Reproduce only the top of the records, down to and including the line containing "data = torch.empty(n, dtype=torch.uint8, device=device)".

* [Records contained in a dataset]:

####

def _multi_dma(dst: int, src: int, n: int, fn, after_main: bool):
    streams = _dma_streams()
    main = torch.cuda.current_stream()
    k = min(len(streams), max(1, n // (16 << 20)))
    span = (n + k - 1) // k
    for i in range(k):
# ... 524 lines not shown
    data = torch.empty(n, dtype=torch.uint8, device=device)
    device = data.device
    plan = stream_plan.plan_slices(n, _READ_SLICE)
    S = len(plan)
    nblocks = [int(_native.gpu_frame_scan_blocks(p.scan_lo, p.scan_hi))
               if p.scan_hi > p.scan_lo else 0 for p in plan]
    block_counts = torch.empty(max(sum(nblocks), 1), dtype=torch.int64,
                               device=device)
    main = torch.cuda.current_stream()
    streams = _dma_streams()
    events = []
    for st in streams:
        st.wait_stream(main)
    for s, p in enumerate(plan):
        half = (p.b1 - p.b0) // 2 if _SPLIT_SLICES and len(streams) > 1 else 0
        parts = ([(p.b0, p.b0 + half, 0), (p.b0 + half, p.b1, 1)] if half
                 else [(p.b0, p.b1, s % len(streams))])
        evs = []
        for lo, hi, k in parts:
            st = streams[k]
            _native.gpu_memcpy_h2d(data.data_ptr() + lo, ptr + lo, hi - lo,
                                   st.cuda_stream)
            ev = torch.cuda.Event()
            ev.record(st)
            evs.append(ev)
        events.append(evs)
    data.record_stream(streams[0])
    if len(streams) > 1:
        data.record_stream(streams[1])

    fields = wire_fields(schema)
    F = len(fields)
    streaming = _STREAM_DECODE
    last_read.update(path="streamed", slices=S, regrows=0)
    do_scan = streaming and record_type != "ByteArray" and F > 0
    fuse_crc = verify_crc
    vals = None
    if streaming:
        status = torch.zeros(_ST_CARRY + 1 + S, dtype=torch.int64,
                             device=device)
        status[_ST_CRC] = -1
        sp = status.data_ptr()
        err = status[_ST_ERR:_ST_ERR + 1].view(torch.int32)
        xerr = status[_ST_XERR:_ST_XERR + 1].view(torch.int32)
        rows = _StreamRows(n, F if do_scan else 0, device)
        if do_scan:
            blob = _schema_blob_device(schema, device)
            vals = _StreamValues(fields, n, device) if _STREAM_EXTRACT else None
            meta_dev = torch.empty(F * _native.gpu_devmeta_bytes(),
                                   dtype=torch.uint8, device=device)

    base = 0
    C = 0
    nchain = 0
    r_done = 0
    pending = None
    avg_bytes = None
    for s, p in enumerate(plan):
        for ev in events[s]:
            main.wait_event(ev)
        last = s == S - 1
        nb = nblocks[s]
        if nb:
            _native.gpu_frame_scan_count(data.data_ptr(), n, p.scan_lo,
                                         p.scan_hi, base,
                                         block_counts.data_ptr(), _stream())
        if not streaming:
            base += nb
            continue
        if nb:
            block_off = excl_sum(block_counts[base:base + nb])
            c_s = int(block_off[-1].item())
            base += nb
            if c_s:
                rows.reserve(C + c_s, C, r_done, p.scan_hi)
                _native.gpu_frame_scan_emit(
                    data.data_ptr(), n, p.scan_lo, p.scan_hi, 0,
                    block_off.data_ptr(), rows.pos.data_ptr() + C * 8,
                    rows.lens.data_ptr() + C * 8, _stream())
                _native.gpu_frame_chain(
                    rows.pos.data_ptr() + C * 8, rows.lens.data_ptr() + C * 8,
                    c_s, sp + (_ST_CARRY + nchain) * 8,
                    sp + (_ST_CARRY + 1 + nchain) * 8,
                    rows.off.data_ptr() + C * 8, sp + _ST_BROKEN * 8, _stream())
                nchain += 1
                C += c_s
        if not do_scan or C == r_done:
            continue
        if last:
            avail = C
            end = n
        else:
            st_h = status.cpu()
            if int(st_h[_ST_BROKEN]) != 0:
                streaming = do_scan = False
                continue
            end = int(st_h[_ST_CARRY + nchain])
            avail = stream_plan.arrived_records(C, end, p.b1)
            if avail < C:
                end = p.b1
        if avail > r_done:
            if avg_bytes is None:
                avg_bytes = max(0, end // avail - 16)
            _native.gpu_scan_records(
                data.data_ptr(), rows.off.data_ptr() + r_done * 8,
                rows.lens.data_ptr() + r_done * 8, avail - r_done,
                FMT[record_type], blob.data_ptr(), F,
                rows.stats.data_ptr() + r_done * F * 48, err.data_ptr(),
                sp + _ST_CRC * 8 if fuse_crc else 0, _stream(), avg_bytes,
                rec_base=r_done, max_blocks=0 if last else _STREAM_MAX_BLOCKS)
            if vals is not None:
                rows.scan_stats(r_done, avail)
                if last:
                    pending = (r_done, avail)
                elif vals.ok:
                    h = torch.cat(rows.totals(avail)
                                  + [status[:_ST_CARRY]]).cpu()
                    pair = h[3 * F + _ST_ERR:3 * F + _ST_ERR + 1].view(torch.int32)
                    if int(h[3 * F + _ST_CRC]) != -1 or int(pair[0]) != 0:
                        vals.ok = False
                    else:
                        vals.extract(data, rows, r_done, avail,
                                     h[:3 * F].view(3, F), end, meta_dev,
                                     xerr, avg_bytes,
                                     _STREAM_MAX_BLOCKS)
            r_done = avail

    def unstreamed():
        last_read["path"] = "fallback" if _STREAM_DECODE else "unstreamed"
        ranges = [(p.scan_lo, p.scan_hi) for p in plan if p.scan_hi > p.scan_lo]
        off, lens, _ = _emit_and_chain(data, ranges, block_counts, n)
        return decode_device(data, off, lens, schema, record_type, verify_crc)

    if not streaming or C == 0:
        return unstreamed()
    R = C
    if not do_scan:
        st_h = status.cpu()
        if int(st_h[_ST_BROKEN]) != 0 or int(st_h[_ST_CARRY + nchain]) != n:
            return unstreamed()
        return decode_device(data, rows.off[:R], rows.lens[:R], schema,
                             record_type, verify_crc)

    stats = rows.stats[:R]
    if vals is None:
        rows.scan_stats(0, R)
    packed = torch.cat(rows.totals(R) + [status]).cpu()
    st_h = packed[3 * F:]
    if int(st_h[_ST_BROKEN]) != 0 or int(st_h[_ST_CARRY + nchain]) != n:
        return unstreamed()
    pair = st_h[_ST_ERR:_ST_ERR + 1].view(torch.int32)
    _raise_scan_errors(int(st_h[_ST_CRC]) if fuse_crc else -1, int(pair[0]),
                       int(pair[1]))
    totals_h = packed[:3 * F].view(3, F)
    val_base, byte_base, list_base = rows.planes
    if vals is None:
        cols = _extract_columns(data, R, fields, stats,
                                val_base[:, :R + 1], byte_base[:, :R + 1],
                                list_base[:, :R + 1], totals_h, xerr,
                                max(0, n // R - 16))
    else:
        if not vals.ok:
            raise RuntimeError("streamed decode: scan error lost")
        if pending is not None:
            vals.extract(data, rows, pending[0], pending[1], totals_h, n,
                         meta_dev, xerr, avg_bytes, 0)
        cols = vals.columns(stats, val_base, list_base, R)
    err_h = xerr.cpu()
    if int(err_h[0]) != 0:
        _raise_extract_error(int(err_h[0]), int(err_h[1]))
    return RecordBatch(schema, cols, R)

####

* [Written reply]:
def _multi_dma(dst: int, src: int, n: int, fn, after_main: bool):
    streams = _dma_streams()
    main = torch.cuda.current_stream()
    k = min(len(streams), max(1, n // (16 << 20)))
    span = (n + k - 1) // k
    for i in range(k):
# ... 524 lines not shown
    data = torch.empty(n, dtype=torch.uint8, device=device)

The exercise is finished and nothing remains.